It is forbidden to say G-d's name, unless it is in the context of a blessing, prayer, or some other form of praising G-d.

– When practicing a prayer or blessing, G-d’s names should be omitted. Alternatively, the word “Hashem” (which literally means, “The Name”), is often substituted for G-d’s name.
A parent or teacher may have the children practice prayers or blessings including G-d’s name. In fact, the educator, too, may utter G-d’s name when instructing the children how to say a particular blessing, in order not to confuse the children. [Once again we see the importance of education. G-d allows His holy name to be said “in vain,” for the purpose of educating Jewish children!] 

– This prohibition applies to all languages.
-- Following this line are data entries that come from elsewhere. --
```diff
+  float* sc = sds + 2 * D;
+  for (int ww = 0; ww < 4; ++ww) {
+    if (w == ww) {
+#pragma unroll
+      for (int j = 0; j < NJ; ++j) {
+        const int g = l + 64 * j;
+        if (g < ngroups) {
+#pragma unroll
+          for (int k = 0; k < 8; ++k) {
+            const int c = g * 8 + k;
+            sds[c] = ww == 0 ? aw[j][k] : sds[c] + aw[j][k];
+            sds[D + c] = ww == 0 ? ab[j][k] : sds[D + c] + ab[j][k];
+          }
+        }
+      }
+      if (l == 0) {
+        sc[0] = ww == 0 ? gb2 : sc[0] + gb2; sc[1] = ww == 0 ? l0 : sc[1] + l0;
+        sc[2] = ww == 0 ? l1 : sc[2] + l1;   sc[3] = ww == 0 ? l2 : sc[3] + l2;
+      }
+    }
+    __syncthreads();
+  }
+  if (!evaluate) {
+    for (int c = threadIdx.x; c < D; c += 256) {
+      if (sds[c] != 0.f) atomicAdd(&dw2[c], sds[c]);
+      if (sds[D + c] != 0.f) atomicAdd(&db0[c], sds[D + c]);
+    }
+    if (threadIdx.x == 0 && sc[0] != 0.f) atomicAdd(db2, sc[0]);
+  }
+  if (threadIdx.x >= 1 && threadIdx.x < 4 && sc[threadIdx.x] != 0.f) atomicAdd(&loss_out[threadIdx.x - 1], sc[threadIdx.x]);
+}
+template <typename T>
+__global__ __launch_bounds__(256) void rating_tail_ordered_kernel(T* z, const T* __restrict__ hact, int n, int D,
+                                                                  const float* __restrict__ w2, const float* __restrict__ b2,
+                                                                  const int* __restrict__ idx, const float* __restrict__ label,
+                                                                  const float* __restrict__ weight, const float* __restrict__ stats,
+                                                                  float rating_mean, float task_w, int evaluate, float* part,
+                                                                  const int* __restrict__ npos) {
   extern __shared__ __attribute__((aligned(16))) float sds[];
   const int l = threadIdx.x & 63, w = threadIdx.x >> 6;
-  const int nacc = part != nullptr ? 4 * 2 * D + 16 : 2 * D;
-  for (int c = threadIdx.x; c < nacc; c += 256) sds[c] = 0.f;
+  for (int c = threadIdx.x; c < 4 * 2 * D + 16; c += 256) sds[c] = 0.f;
   __syncthreads();
-  float* const mine = part != nullptr ? sds + w * 2 * D : sds;
+  float* const mine = sds + w * 2 * D;
   float l0 = 0.f, l1 = 0.f, l2 = 0.f, gb2 = 0.f;
   const float inv_ws = 1.f / fmaxf(stats[0], 1e-8f);
   if (npos != nullptr) n = min(n, (*npos + 127) & ~127);
@@ -709,45 +948,35 @@
       float gp = 0.5f * (1.f + erff(zz * 0.70710678118654752f)) + zz * __expf(-0.5f * zz * zz) * 0.3989422804014327f;
       float dz = dpred * w2[c] * gp;
       zr[c] = from_f32<T>(dz);
-      if (dpred != 0.f) {
-        if (part != nullptr) { mine[c] += dpred * to_f32(hr[c]); mine[D + c] += dz; }
-        else { atomicAdd(&sds[c], dpred * to_f32(hr[c])); atomicAdd(&sds[D + c], dz); }
-      }
-    }
-  }
-  if (part != nullptr) {
-    float* sc = sds + 4 * 2 * D;
-    if (l == 0) { sc[w * 4 + 0] = gb2; sc[w * 4 + 1] = l0; sc[w * 4 + 2] = l1; sc[w * 4 + 3] = l2; }
-    __syncthreads();
-    float* pr = part + (long long)blockIdx.x * (2 * D + 4);
-    for (int c = threadIdx.x; c < 2 * D; c += 256) pr[c] = ((sds[c] + sds[2 * D + c]) + sds[4 * D + c]) + sds[6 * D + c];
-    if (threadIdx.x < 4) pr[2 * D + threadIdx.x] = ((sc[threadIdx.x] + sc[4 + threadIdx.x]) + sc[8 + threadIdx.x]) + sc[12 + threadIdx.x];
-    return;
-  }
+      if (dpred != 0.f) { mine[c] += dpred * to_f32(hr[c]); mine[D + c] += dz; }
+    }
+  }
+  float* sc = sds + 4 * 2 * D;
+  if (l == 0) { sc[w * 4 + 0] = gb2; sc[w * 4 + 1] = l0; sc[w * 4 + 2] = l1; sc[w * 4 + 3] = l2; }
   __syncthreads();
-  if (!evaluate) {
-    for (int c = threadIdx.x; c < D; c += 256) {
-      if (sds[c] != 0.f) atomicAdd(&dw2[c], sds[c]);
-      if (sds[D + c] != 0.f) atomicAdd(&db0[c], sds[D + c]);
-    }
-    if (l == 0 && gb2 != 0.f) atomicAdd(db2, gb2);
-  }
-  if (l == 0) {
-    if (l0 != 0.f) atomicAdd(&loss_out[0], l0);
-    if (l1 != 0.f) atomicAdd(&loss_out[1], l1);
-    if (l2 != 0.f) atomicAdd(&loss_out[2], l2);
-  }
+  float* pr = part + (long long)blockIdx.x * (2 * D + 4);
+  for (int c = threadIdx.x; c < 2 * D; c += 256) pr[c] = ((sds[c] + sds[2 * D + c]) + sds[4 * D + c]) + sds[6 * D + c];
+  if (threadIdx.x < 4) pr[2 * D + threadIdx.x] = ((sc[threadIdx.x] + sc[4 + threadIdx.x]) + sc[8 + threadIdx.x]) + sc[12 + threadIdx.x];
 }
 template <typename T>
 int launch_rating_tail(T* z, const T* hact, int n, int D, const float* w2, const float* b2, const int* idx,
                        const float* label, const float* weight, const float* stats, float rating_mean, float task_w,
                        int evaluate, float* loss_out, float* dw2, float* db2, float* db0, hipStream_t s, const int* npos) {
   if (n <= 0) return RSYS_OK;
-  int grid = std::min(div_up(n, 4), 512);
+  const bool ordered = g_det.part != nullptr;
+  const int grid = std::min(div_up(n, 4), ordered ? 512 : RATING_TAIL_GRID);
   const long long prow = 2LL * D + 4;
   float* part = det_part(grid * prow);
-  hipLaunchKernelGGL((rating_tail_kernel<T>), dim3(grid), dim3(256), (part ? 8 * D + 16 : 2 * D) * sizeof(float), s, z, hact, n, D, w2, b2, idx,
-                     label, weight, stats, rating_mean, task_w, evaluate, loss_out, dw2, db2, db0, part, npos);
+  if (part != nullptr) {
+    hipLaunchKernelGGL((rating_tail_ordered_kernel<T>), dim3(grid), dim3(256), (8 * D + 16) * sizeof(float), s, z, hact, n, D, w2, b2, idx,
+                       label, weight, stats, rating_mean, task_w, evaluate, part, npos);
+  } else {
+    ARG_CHECK(D >= 8 && D % 8 == 0 && D <= 2048, "rating_tail: D must be a multiple of 8 and <= 2048");
+    const int nj = div_up(D, 512);
+    auto* kernel = nj == 1 ? rating_tail_kernel<T, 1> : nj == 2 ? rating_tail_kernel<T, 2> : rating_tail_kernel<T, 4>;
+    hipLaunchKernelGGL(kernel, dim3(grid), dim3(256), (size_t)prow * sizeof(float), s, z, hact, n, D, w2, b2, idx,
+                       label, weight, stats, rating_mean, task_w, evaluate, loss_out, dw2, db2, db0, npos);
+  }
   HIP_CHECK(hipGetLastError());
   if (part != nullptr) {
     int rc = RSYS_OK;
@@ -805,6 +1034,43 @@
   if (part != nullptr) part[(long long)blockIdx.y * cols + c] = acc;
   else if (acc != 0.f) atomicAdd(&dst[c], acc);
 }
+__global__ __launch_bounds__(1024) void colsum4_kernel(const float* __restrict__ src, long long ld, long long rows, int cols, float* dst,
+                                                       int rows_per_block, int cg) {
+  __shared__ float4 red[1024];
+  const int tx = threadIdx.x & (cg - 1), lane_r = threadIdx.x / cg, nr = 1024 / cg;
+  const int c = (blockIdx.x * cg + tx) * 4;
+  const long long r0 = (long long)blockIdx.y * rows_per_block, r1 = min(rows, r0 + rows_per_block);
+  float4 acc = make_float4(0, 0, 0, 0);
+  if (c < cols) {
+    long long r = r0 + lane_r;
+    for (; r + 7 * nr < r1; r += 8 * nr) {
+      float4 v[8];
+#pragma unroll
+      for (int u = 0; u < 8; ++u) v[u] = *(const float4*)(src + (r + u * nr) * ld + c);
+#pragma unroll
+      for (int u = 0; u < 8; ++u) { acc.x += v[u].x; acc.y += v[u].y; acc.z += v[u].z; acc.w += v[u].w; }
+    }
+    for (; r < r1; r += nr) {
+      const float4 v = *(const float4*)(src + r * ld + c);
+      acc.x += v.x; acc.y += v.y; acc.z += v.z; acc.w += v.w;
+    }
+  }
+  red[threadIdx.x] = acc;
+  __syncthreads();
+  if (lane_r == 0) {
+    for (int q = 1; q < nr; ++q) {
+      const float4 o = red[q * cg + tx];
+      acc.x += o.x; acc.y += o.y; acc.z += o.z; acc.w += o.w;
+    }
+    red[tx] = acc;
+  }
+  __syncthreads();
+  const int cc = blockIdx.x * cg * 4 + threadIdx.x;
+  if (threadIdx.x < cg * 4 && cc < cols) {
+    const float v = ((const float*)red)[threadIdx.x];
+    if (v != 0.f) atomicAdd(&dst[cc], v);
+  }
+}
 template <typename TS>
 static int colsum_any(const TS* src, long long ld, long long rows, int cols, float* dst, hipStream_t s) {
   int rpb = (int)std::max<long long>(64, (rows + 511) / 512);
@@ -816,7 +1082,14 @@
   return RSYS_OK;
 }
 int launch_colsum_add(const float* src, long long ld, long long rows, int cols, float* dst, hipStream_t s) {
-  return colsum_any<float>(src, ld, rows, cols, dst, s);
+  if (g_det.part != nullptr || ((uintptr_t)src & 15) != 0 || (ld & 3) != 0 || (cols & 3) != 0) return colsum_any<float>(src, ld, rows, cols, dst, s);
+  const int rpb = (int)std::max<long long>(128, (rows + 255) / 256);
+  int cg = 1;
+  while (cg < 256 && cg * 4 < cols) cg *= 2;
+  dim3 grid(div_up(cols, cg * 4), div_up(rows, rpb));
+  hipLaunchKernelGGL(colsum4_kernel, grid, dim3(1024), 0, s, src, ld, rows, cols, dst, rpb, cg);
+  HIP_CHECK(hipGetLastError());
+  return RSYS_OK;
 }
 
 __global__ __launch_bounds__(1024) void cast_colsum_kernel(const float* __restrict__ src, bf16* __restrict__ dst, long long rows, int D,
```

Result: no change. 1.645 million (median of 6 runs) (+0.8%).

It is therefore improper to exclaim “Oh G-d,” or “My G-d!” However, it is permitted, and encouraged, to say “thank G-d,” “G-d willing,” or “with G-d’s help...” Such statements are not considered uttering G-d’s name in vain; to the contrary, they are glorifications of His name.

– One should not utter G-d’s name when in a bathroom, shower house, or when naked.

– One who is reading verses from the Torah may say the names of G-d’s which appear in the text.

– One who inadvertently says G-d’s name in vain – for example, if one mistakenly recites a blessing, or recites a wrong blessing – should immediately say the Baruch Shem (“Blessed be the name of the glory of His kingdom forever and ever).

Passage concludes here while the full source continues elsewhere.